# Entries provided:
=== Begin Enclosure ===

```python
class SnBwdBatch(ctypes.Structure):
    _fields_ = [("n", _I), ("passes", _I), ("dw_bar", _PP), ("w_bar", _PP), ("out_features", _PI), ("in_features", _PI), ("u", _PP), ("v", _PP),
                ("sigma", _PP), ("dw_orig", _PP), ("accumulate", _PI), ("db_dst", _PP), ("db_src", _PP)]


class HouseCriticFwdArgs(ctypes.Structure):
    _fields_ = ([(n, _I) for n in ("n_pass", "B", "D", "NC")] + [("slope", _F)] +
                [(n, _PP) for n in ("x", "onehot", "w_bar", "bias", "a0", "a1", "a2", "a3", "out")])


class HouseCriticBwdArgs(ctypes.Structure):
    _fields_ = ([(n, _I) for n in ("n_pass", "B", "D")] + [("slope", _F)] +
                [(n, _PP) for n in ("dout", "w_bar", "a1", "a2", "a3", "d3", "d2", "d1", "dx")])


class HouseClsFwdArgs(ctypes.Structure):
    _fields_ = ([("x", _P), ("B", _I), ("w_kmajor", _PP), ("bias", _PP)] + [(n, _P) for n in ("a1", "a2", "a3", "a4", "logits", "ce_target")] +
                [("ce_grad_scale", _F), ("ce_dlogits", _P), ("ce_row_loss", _P)])


class HouseClsBwdArgs(ctypes.Structure):
    _fields_ = [("dlogits", _P), ("B", _I), ("w_stored", _PP)] + [(n, _P) for n in ("a1", "a2", "a3", "a4", "dx")]


class HouseResFwdArgs(ctypes.Structure):
    _fields_ = ([("cont", _P), ("ncont", _I), ("samples", _P), ("seg_dev", _P), ("T", _I), ("norm", _P), ("x", _P), ("mask", _P), ("col_src", _PI),
                 ("D", _I), ("B", _I)] + [(n, _P) for n in ("res", "masked", "x_cf", "partial512", "ticket", "pen_out", "am_out")])


class HouseResBwdArgs(ctypes.Structure):
    _fields_ = ([(n, _P) for n in ("res", "masked", "mask", "gx_a", "gx_b")] + [("w_pen", _F), ("w_am", _F), ("ncont", _I), ("cont_idx_dev", _P),
                ("seg_dev", _P), ("S", _I), ("T", _I), ("cat_idx_dev", _P), ("norm", _P), ("D", _I), ("B", _I), ("dcont", _P), ("dsamples", _P)])


class HouseLossArgs(ctypes.Structure):
    _fields_ = ([("d_real", _P), ("d_fake", _P), ("d_fake_g", _P), ("n", _I), ("g_cls", _P), ("am", _P), ("pen", _P)] +
                [(n, _F) for n in ("lambda_cls", "w_reg", "lambda_mask", "w_reg_log")] + [("ce_row_loss", _P), ("n_ce", _I), ("out6", _P)])


class HouseDiagArgs(ctypes.Structure):
    _fields_ = ([(n, _P) for n in ("logits_cf", "logits_orig", "src_rows", "target_y", "masked")] + [("B", _I), ("nc", _I), ("D", _I), ("eps", _F),
                ("out4", _P), ("acc", _P)])


STRUCTS = {"pcg_conv_geom": ConvGeom, "pcg_in_xform": InXform, "pcg_wgrad_item": WgradItem, "pcg_sn_fwd_batch": SnFwdBatch,
           "pcg_sn_bwd_batch": SnBwdBatch, "pcg_house_g_desc": HouseGDesc, "pcg_house_g_fwd_args": HouseGFwdArgs,
           "pcg_house_g_bwd_args": HouseGBwdArgs, "pcg_house_critic_fwd_args": HouseCriticFwdArgs,
           "pcg_house_critic_bwd_args": HouseCriticBwdArgs, "pcg_house_cls_fwd_args": HouseClsFwdArgs, "pcg_house_cls_bwd_args": HouseClsBwdArgs,
           "pcg_house_res_fwd_args": HouseResFwdArgs, "pcg_house_res_bwd_args": HouseResBwdArgs, "pcg_house_loss_args": HouseLossArgs,
           "pcg_house_diag_args": HouseDiagArgs, "pcg_moons_cf_desc": MoonsCfDesc, "pcg_moons_cf_train_args": MoonsCfTrainArgs,
           "pcg_moons_cf_fwd_args": MoonsCfFwdArgs, "pcg_moons_cf_eval_args": MoonsCfEvalArgs,
           "pcg_house_cf_eval_args": HouseCfEvalArgs, "pcg_patch_mask_bits_args": PatchMaskBitsArgs,
           "pcg_mnist_cf_entry_args": MnistCfEntryArgs, "pcg_mnist_cf_tail_args": MnistCfTailArgs,
           "pcg_mnist_cf_score_args": MnistCfScoreArgs, "pcg_dense_bn": DenseBn,
           "pcg_dense_bn_bwd": DenseBnBwd, "pcg_moons_gan_desc": MoonsGanDesc, "pcg_moons_gan_train_args": MoonsGanTrainArgs,
           "pcg_moons_gan_fwd_args": MoonsGanFwdArgs}

_c = ctypes
_vp, _f, _i, _i64, _sz = _c.c_void_p, _c.c_float, _c.c_int, _c.c_int64, _c.c_size_t
_d = _c.c_double
_i32 = _c.c_int32
_gp = _c.POINTER(ConvGeom)
_xp = _c.POINTER(InXform)

PROTOTYPES = {
    "pcg_abi_version": (_i, []),
    "pcg_abi_struct_bytes": (_sz, [_c.c_char_p]),
    "pcg_last_error": (_c.c_char_p, []),
    "pcg_target_arch": (_c.c_char_p, []),
    "pcg_tune_set": (_i, [_c.c_char_p, _i32]),
    "pcg_debug_stamp_buffer": (_i, [_vp, _i64]),
    "pcg_conv_plan_describe": (_i, [_c.POINTER(ConvGeom), _i32, _i32, _c.c_char_p, _sz]),
    "pcg_conv_scratch_parts_bytes": (_sz, []),
    "pcg_conv_scratch_arrivals_bytes": (_sz, []),
    "pcg_conv_set_scratch": (_i, [_vp, _vp, _sz, _vp, _sz]),
    "pcg_conv_reset_scratch": (_i, [_vp]),
    "pcg_conv_pixtab_bytes": (_sz, [_gp]),
    "pcg_conv_pixtab_register": (_i, [_gp, _vp, _sz, _vp]),
    "pcg_conv2d_fwd_bn_g": (_i, [_gp, _vp, _vp, _vp, _vp, _f, _f, _vp, _vp, _vp, _vp, _vp, _i32, _vp, _sz, _vp]),
    "pcg_bn_apply_act_g": (_i, [_vp, _i64, _i32, _vp, _vp, _vp, _vp, _i, _f, _vp, _i32, _vp]),
    "pcg_conv2d_dgrad_bn_phases": (_i32, [_gp]),
    "pcg_conv2d_dgrad_bnbwd_g": (_i, [_gp, _vp, _vp, _vp, _vp, _vp, _vp, _vp, _i, _f, _vp, _vp, _sz, _i32, _vp]),
    "pcg_bn_bwd_partial_g_workspace_bytes": (_sz, [_i32, _i32]),
    "pcg_bn_bwd_partial_g": (_i, [_vp, _vp, _i64, _i32, _vp, _vp, _vp, _vp, _i32, _i32, _vp, _vp, _vp, _i, _i32, _vp, _sz, _vp]),
    "pcg_bn_act_bwd_g_workspace_bytes": (_sz, [_i64, _i32, _i32]),
    "pcg_bn_act_bwd_premask_g": (_i, [_vp, _vp, _i64, _i32, _vp, _vp, _vp, _vp, _i, _f, _vp, _vp, _vp, _i, _i32, _vp, _sz, _vp]),
    "pcg_bce_pair": (_i, [_vp, _i64, _f, _f, _vp, _vp, _vp, _vp, _vp, _vp]),
    "pcg_conv2d_fwd_bnbwd_thin_ok": (_i32, [_gp]),
    "pcg_conv2d_fwd_bnbwd_thin_workspace_bytes": (_sz, [_gp]),
    "pcg_conv2d_fwd_bnbwd_thin": (_i, [_gp, _vp, _vp, _vp, _vp, _vp, _vp, _vp, _i, _f, _vp, _vp, _vp, _i, _vp, _sz, _vp]),
    "pcg_conv2d_bnin_full_ok": (_i32, [_gp, _i32]),
    "pcg_conv2d_fwd_bnin_full": (_i, [_gp, _vp, _vp, _vp, _vp, _vp, _i, _f, _i32, _vp, _vp, _i, _f, _vp, _vp]),
    "pcg_conv2d_wgrad_bnin_full": (_i, [_gp, _vp, _vp, _vp, _vp, _vp, _i, _f, _i32, _vp, _vp, _i, _vp, _sz, _vp]),
    "pcg_conv_precision_set": (_i, [_i32]),
    "pcg_conv_precision_get": (_i32, []),
    "pcg_slab_defer_begin": (_i, [_vp]),
    "pcg_slab_defer_flush": (_i, [_vp]),
    "pcg_slab_defer_pending": (_i32, []),
    "pcg_conv2d_dgrad_bnbwd_full_ok": (_i32, [_gp, _i32]),
    "pcg_conv2d_dgrad_bnbwd_full_workspace_bytes": (_sz, [_gp, _i32]),
    "pcg_conv2d_dgrad_bnbwd_full": (_i, [_gp, _vp, _vp, _vp, _vp, _vp, _vp, _vp, _i, _f, _vp, _vp, _vp, _i, _i32, _vp, _sz, _vp]),
    "pcg_calib_mfma_blocks": (_i32, [_i32]),
    "pcg_calib_mfma_workspace_bytes": (_sz, [_i32]),
    "pcg_calib_mfma": (_i, [_i32, _i32, _vp, _sz, _c.POINTER(_d), _c.POINTER(_c.c_uint64), _vp]),
    "pcg_calib_copy": (_i, [_vp, _vp, _i64, _vp]),
    "pcg_conv2d_fwd_workspace_bytes": (_sz, [_gp]),
    "pcg_conv2d_dgrad_workspace_bytes": (_sz, [_gp]),
    "pcg_conv2d_fwd": (_i, [_gp, _vp, _vp, _vp, _vp, _vp, _sz, _vp]),
    "pcg_conv2d_dgrad": (_i, [_gp, _vp, _vp, _vp, _vp, _vp, _sz, _vp]),
    "pcg_conv2d_fwd_act": (_i, [_gp, _vp, _vp, _vp, _i, _f, _vp, _vp, _sz, _vp]),
    "pcg_conv2d_dgrad_act": (_i, [_gp, _vp, _vp, _vp, _i, _f, _vp, _vp, _sz, _vp]),
    "pcg_conv2d_fwd_bn_workspace_bytes": (_sz, [_gp]),
    "pcg_conv2d_dgrad_bn_workspace_bytes": (_sz, [_gp]),
    "pcg_conv2d_fwd_bn": (_i, [_gp, _vp, _vp, _vp, _vp, _f, _f, _vp, _vp, _vp, _vp, _vp, _vp, _sz, _vp]),
    "pcg_conv2d_dgrad_bn": (_i, [_gp, _vp, _vp, _vp, _vp, _f, _f, _vp, _vp, _vp, _vp, _vp, _vp, _sz, _vp]),
    "pcg_conv2d_dgrad_mask": (_i, [_gp, _vp, _vp, _vp, _i, _f, _vp, _vp, _sz, _vp]),
    "pcg_conv2d_dgrad_mask_thin_ok": (_i32, [_gp]),
    "pcg_conv2d_xf_thin_ok": (_i32, [_gp]),
    "pcg_conv2d_fwd_add_mask": (_i, [_gp, _vp, _vp, _vp, _vp, _i, _f, _vp, _vp]),
    "pcg_conv2d_dgrad_add_mask": (_i, [_gp, _vp, _vp, _vp, _vp, _i, _f, _vp, _vp]),
    "pcg_conv2d_fwd_mask": (_i, [_gp, _vp, _vp, _vp, _i, _f, _vp, _vp, _sz, _vp]),
    "pcg_conv2d_dgrad_bnbwd": (_i, [_gp, _vp, _vp, _vp, _vp, _vp, _vp, _vp, _i, _f, _vp, _vp, _sz, _vp]),
    "pcg_conv2d_fwd_bnbwd": (_i, [_gp, _vp, _vp, _vp, _vp, _vp, _vp, _vp, _i, _f, _vp, _vp, _sz, _vp]),
    "pcg_conv2d_dgrad_add": (_i, [_gp, _vp, _vp, _vp, _vp, _vp, _sz, _vp]),
    "pcg_conv2d_fwd_bn_partial_rows": (_c.c_int32, [_gp]),
    "pcg_conv2d_dgrad_bn_partial_rows": (_c.c_int32, [_gp]),
    "pcg_bn_bwd_partial_workspace_bytes": (_sz, [_c.c_int32]),
    "pcg_bn_bwd_partial": (_i, [_vp, _vp, _i64, _c.c_int32, _vp, _vp, _vp, _vp, _c.c_int32, _vp, _vp, _vp, _i, _vp, _sz, _vp]),
    "pcg_conv2d_fwd_bn_xf": (_i, [_gp, _vp, _xp, _vp, _vp, _vp, _f, _f, _vp, _vp, _vp, _vp, _vp, _vp, _vp, _vp, _vp, _sz, _vp]),
    "pcg_conv2d_dgrad_bn_xf": (_i, [_gp, _vp, _xp, _vp, _vp, _vp, _f, _f, _vp, _vp, _vp, _vp, _vp, _vp, _vp, _vp, _vp, _sz, _vp]),
    "pcg_conv2d_fwd_xf": (_i, [_gp, _vp, _xp, _vp, _vp, _i, _f, _vp, _vp, _sz, _vp]),
    "pcg_conv2d_dgrad_xf": (_i, [_gp, _vp, _xp, _vp, _vp, _i, _f, _vp, _vp, _sz, _vp]),
    "pcg_conv2d_wgrad_xf": (_i, [_gp, _vp, _xp, _vp, _xp, _vp, _i, _vp, _sz, _vp]),
    "pcg_bn_train_stats_coef": (_i, [_vp, _i64, _c.c_int32, _f, _f, _vp, _vp, _vp, _vp, _vp, _vp, _vp, _vp, _vp, _sz, _vp]),
    "pcg_bn_db_workspace_bytes": (_sz, [_i64, _c.c_int32]),
    "pcg_bn_act_bwd_db": (_i, [_vp, _vp, _vp, _i64, _c.c_int32, _vp, _vp, _vp, _vp, _i, _f, _f, _vp, _vp, _vp, _i, _vp, _i, _vp, _sz, _vp]),
    "pcg_bn_bwd_partial_db_workspace_bytes": (_sz, [_c.c_int32]),
    "pcg_bn_bwd_partial_db": (_i, [_vp, _vp, _i64, _c.c_int32, _vp, _vp, _vp, _vp, _c.c_int32, _f, _vp, _vp, _vp, _i, _vp, _i, _vp, _sz, _vp]),
    "pcg_conv2d_dgrad_add_bnsum": (_i, [_gp, _vp, _vp, _vp, _vp, _vp, _vp, _f, _vp, _vp, _sz, _vp]),
    "pcg_conv2d_fwd_add": (_i, [_gp, _vp, _vp, _vp, _vp, _vp, _sz, _vp]),
    "pcg_conv2d_fwd_add_bnsum": (_i, [_gp, _vp, _vp, _vp, _vp, _vp, _vp, _f, _vp, _vp, _sz, _vp]),
    "pcg_conv_weight_adjoint": (_i, [_vp, _vp, _i32, _i32, _i32, _i32, _vp]),
    "pcg_conv_weight_adjoint_many": (_i, [_vp, _vp, _i32, _i32, _i32, _i32, _i32, _vp]),
    "pcg_house_losses": (_i, [_vp, _vp, _vp, _i64, _vp, _vp, _vp, _f, _f, _f, _f, _vp, _vp]),
    "pcg_dp_unique_id": (_i, [_vp]),
    "pcg_dp_init": (_i, [_vp, _i32, _i32]),
    "pcg_dp_world": (_i32, []),
    "pcg_dp_rank": (_i32, []),
    "pcg_dp_side_stream": (_vp, []),
    "pcg_dp_allreduce": (_i, [_vp, _i64, _vp]),
    "pcg_dp_allreduce_begin": (_i, [_vp, _i64, _i32, _vp]),
    "pcg_dp_record": (_i, [_i32]),
    "pcg_dp_allreduce_wait": (_i, [_i32, _vp]),
    "pcg_dp_allreduce_sum_f64": (_i, [_vp, _i64, _vp]),
    "pcg_dp_broadcast": (_i, [_vp, _i64, _i32, _vp]),
    "pcg_dp_sync_batchnorm": (_i, [_i32]),
    "pcg_dp_barrier": (_i, [_vp]),
    "pcg_dp_rccl_version": (_i32, []),
    "pcg_dp_shutdown": (_i, []),
    "pcg_conv2d_wgrad_workspace_bytes": (_sz, [_gp]),
    "pcg_conv2d_wgrad": (_i, [_gp, _vp, _vp, _vp, _i, _vp, _sz, _vp]),
    "pcg_colsum_workspace_bytes": (_sz, [_i64, _c.c_int32]),
    "pcg_colsum": (_i, [_vp, _i64, _c.c_int32, _vp, _i, _vp, _sz, _vp]),
    "pcg_bn_workspace_bytes": (_sz, [_i64, _c.c_int32]),
    "pcg_bn_train_stats": (_i, [_vp, _i64, _c.c_int32, _f, _f, _vp, _vp, _vp, _vp, _vp, _vp, _sz, _vp]),
    "pcg_bn_apply_act": (_i, [_vp, _i64, _c.c_int32, _vp, _vp, _f, _vp, _vp, _i, _f, _vp, _f, _vp, _vp]),
    "pcg_bn_act_bwd": (_i, [_vp, _vp, _vp, _i64, _c.c_int32, _vp, _vp, _vp, _i, _f, _f, _vp, _vp, _vp, _i, _vp, _sz, _vp]),
    "pcg_bn_act_bwd_premask": (_i, [_vp, _vp, _i64, _c.c_int32, _vp, _vp, _vp, _vp, _i, _f, _f, _vp, _vp, _vp, _i, _vp, _sz, _vp]),
    "pcg_embed_concat_fwd": (_i, [_vp, _vp, _vp, _vp, _vp, _c.c_int32, _c.c_int32, _c.c_int32, _c.c_int32, _vp]),
    "pcg_embed_concat_bwd": (_i, [_vp, _vp, _vp, _vp, _c.c_int32, _c.c_int32, _c.c_int32, _c.c_int32, _i, _vp]),
    "pcg_embed_table_grad": (_i, [_vp, _vp, _vp, _i32, _i32, _i32, _i32, _i32, _i, _vp]),
    "pcg_gather_channel": (_i, [_vp, _vp, _i32, _i32, _i32, _vp]),
    "pcg_axpby": (_i, [_vp, _f, _vp, _f, _vp, _i64, _vp]),
    "pcg_scale_mask_fwd": (_i, [_vp, _vp, _f, _vp, _vp, _i64, _vp]),
    "pcg_scale_mask_bwd": (_i, [_vp, _vp, _vp, _f, _vp, _i64, _vp]),
    "pcg_clamp_add_fwd": (_i, [_vp, _vp, _f, _f, _vp, _i64, _vp]),
    "pcg_clamp_add_bwd": (_i, [_vp, _vp, _vp, _f, _f, _vp, _i64, _vp]),
    "pcg_abs_mean_workspace_bytes": (_sz, []),
    "pcg_abs_mean_fwd": (_i, [_vp, _vp, _i, _i64, _vp, _vp, _sz, _vp]),
    "pcg_abs_mean_bwd": (_i, [_vp, _vp, _i, _i64, _vp, _f, _vp, _i, _vp]),
    "pcg_avgpool_fwd": (_i, [_vp, _vp, _c.c_int32, _c.c_int32, _c.c_int32, _vp]),
    "pcg_avgpool_bwd": (_i, [_vp, _vp, _c.c_int32, _c.c_int32, _c.c_int32, _vp]),
    "pcg_cross_entropy_fwd_bwd": (_i, [_vp, _vp, _c.c_int32, _c.c_int32, _f, _vp, _vp, _vp, _vp]),
    "pcg_act_fwd": (_i, [_vp, _i64, _i, _f, _vp, _vp]),
    "pcg_act_bwd": (_i, [_vp, _vp, _i64, _i, _f, _vp, _vp]),
    "pcg_bce_fwd_bwd": (_i, [_vp, _vp, _f, _i64, _f, _vp, _vp, _vp, _vp]),
    "pcg_bce_logits_fwd_bwd": (_i, [_vp, _f, _i64, _f, _vp, _vp, _vp, _vp]),
    "pcg_adam_step": (_i, [_vp, _vp, _vp, _vp, _i64, _d, _d, _d, _d, _d, _i, _i64, _vp]),
    "pcg_adam_step_capturable": (_i, [_vp, _vp, _vp, _vp, _i64, _d, _d, _d, _d, _d, _i, _vp, _vp, _vp]),
    "pcg_patch_mask": (_i, [_vp, _c.c_int32, _c.c_int32, _c.c_int32, _c.c_int32, _c.c_int32, _c.c_uint64, _c.c_uint64, _vp]),
    "pcg_randint": (_i, [_vp, _i64, _c.c_int32, _c.c_int32, _vp, _c.c_uint64, _c.c_uint64, _vp]),
    "pcg_randn": (_i, [_vp, _i64, _f, _f, _c.c_uint64, _c.c_uint64, _vp]),
    "pcg_fill": (_i, [_vp, _i64, _f, _vp]),
    "pcg_add_bias_rows": (_i, [_vp, _i64, _i32, _vp, _vp]),
    "pcg_sumsq": (_i, [_vp, _i64, _vp, _i, _vp]),
    "pcg_norm_sum": (_i, [_vp, _vp, _i32, _vp, _vp]),
    "pcg_instnorm_fwd": (_i, [_vp, _i32, _i32, _i32, _vp, _vp, _f, _i, _f, _vp, _vp, _vp, _vp]),
    "pcg_instnorm_bwd": (_i, [_vp, _vp, _i32, _i32, _i32, _vp, _vp, _vp, _vp, _vp, _vp, _vp]),
    "pcg_instnorm_bwd_bwd": (_i, [_vp, _vp, _vp, _i32, _i32, _i32, _vp, _vp, _vp, _vp, _vp, _vp, _vp]),
    "pcg_instnorm_bwd_fused": (_i, [_vp, _vp, _f, _vp, _i32, _i32, _i32, _vp, _vp, _vp, _vp, _vp, _vp, _vp, _vp, _vp, _vp]),
    "pcg_instnorm_bwd_bwd_act": (_i, [_vp, _vp, _vp, _i32, _i32, _i32, _vp, _vp, _vp, _vp, _f, _vp, _vp, _vp, _vp]),
    "pcg_rowsum3": (_i, [_i32, _vp, _vp, _i, _vp, _vp, _i, _vp, _vp, _i, _i32, _i32, _vp]),
    "pcg_nhwc_to_nchw_flat": (_i, [_vp, _vp, _i32, _i32, _i32, _i, _vp]),
    "pcg_interpolate": (_i, [_vp, _vp, _vp, _vp, _i32, _i32, _vp]),
    "pcg_interpolate_stack": (_i, [_vp, _vp, _vp, _vp, _i32, _i32, _vp]),
    "pcg_gradient_penalty_fwd": (_i, [_vp, _i32, _i32, _f, _vp, _vp, _vp]),
    "pcg_gradient_penalty_bwd": (_i, [_vp, _vp, _vp, _i32, _i32, _f, _vp, _vp]),
    "pcg_rand_uniform": (_i, [_vp, _i64, _c.c_uint64, _c.c_uint64, _vp]),
    "pcg_cross_entropy_weighted_fwd_bwd": (_i, [_vp, _vp, _vp, _i32, _i32, _f, _vp, _vp, _vp, _vp]),
    "pcg_dropout_apply": (_i, [_vp, _vp, _i64, _i32, _i32, _f, _vp, _vp]),
    "pcg_rand_bernoulli": (_i, [_vp, _i64, _f, _c.c_uint64, _c.c_uint64, _vp]),
    "pcg_resize8_normalize": (_i, [_vp, _i32, _i32, _i32, _i32, _i32, _vp, _vp, _i32, _vp, _vp, _i32, _f, _f, _vp, _vp]),
    "pcg_house_g_fwd": (_i, [_c.POINTER(HouseGDesc), _c.POINTER(HouseGFwdArgs), _vp]),
    "pcg_house_g_bwd": (_i, [_c.POINTER(HouseGDesc), _c.POINTER(HouseGBwdArgs), _vp]),
    "pcg_weighted_sum_fwd": (_i, [_i32, _vp, _vp, _vp, _vp]),
    "pcg_weighted_sum_bwd": (_i, [_i32, _vp, _vp, _vp, _vp]),
    "pcg_cf_metrics": (_i, [_vp, _vp, _vp, _vp, _i32, _i32, _vp, _vp]),
    "pcg_gemm": (_i, [_i, _i, _i32, _i32, _i32, _vp, _i32, _vp, _i32, _vp, _i32, _vp, _i, _vp]),
    "pcg_linear_wgrad_workspace_bytes": (_sz, [_i32, _i32, _i32]),
    "pcg_linear_wgrad_ticket_count": (_i32, []),
    "pcg_linear_wgrad": (_i, [_vp, _i32, _vp, _i32, _i32, _i32, _i32, _vp, _vp, _i, _i, _vp, _sz, _vp, _vp]),
    "pcg_spectral_norm_fwd_batched": (_i, [_c.POINTER(SnFwdBatch), _vp]),
    "pcg_spectral_norm_bwd_batched": (_i, [_c.POINTER(SnBwdBatch), _vp]),
    "pcg_house_critic_fwd": (_i, [_c.POINTER(HouseCriticFwdArgs), _vp]),
    "pcg_house_critic_bwd": (_i, [_c.POINTER(HouseCriticBwdArgs), _vp]),
    "pcg_house_classifier_fwd": (_i, [_c.POINTER(HouseClsFwdArgs), _c.POINTER(SnBwdBatch), _vp]),
    "pcg_house_classifier_bwd": (_i, [_c.POINTER(HouseClsBwdArgs), _c.POINTER(SnFwdBatch), _vp]),
    "pcg_house_cf_eval": (_i, [_c.POINTER(HouseGDesc), _c.POINTER(HouseCfEvalArgs), _vp]),
    "pcg_patch_mask_bits": (_i, [_c.POINTER(PatchMaskBitsArgs), _vp]),
    "pcg_mnist_cf_entry": (_i, [_c.POINTER(MnistCfEntryArgs), _vp]),
    "pcg_mnist_cf_tail": (_i, [_c.POINTER(MnistCfTailArgs), _vp]),
# ... 75 lines not shown
```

=== End Enclosure ===

# The task:
Scan the data above for the string "HouseResFwdArgs". Copy every line in which it appears.

# Completed exercise:
class HouseResFwdArgs(ctypes.Structure):
           "pcg_house_res_fwd_args": HouseResFwdArgs, "pcg_house_res_bwd_args": HouseResBwdArgs, "pcg_house_loss_args": HouseLossArgs,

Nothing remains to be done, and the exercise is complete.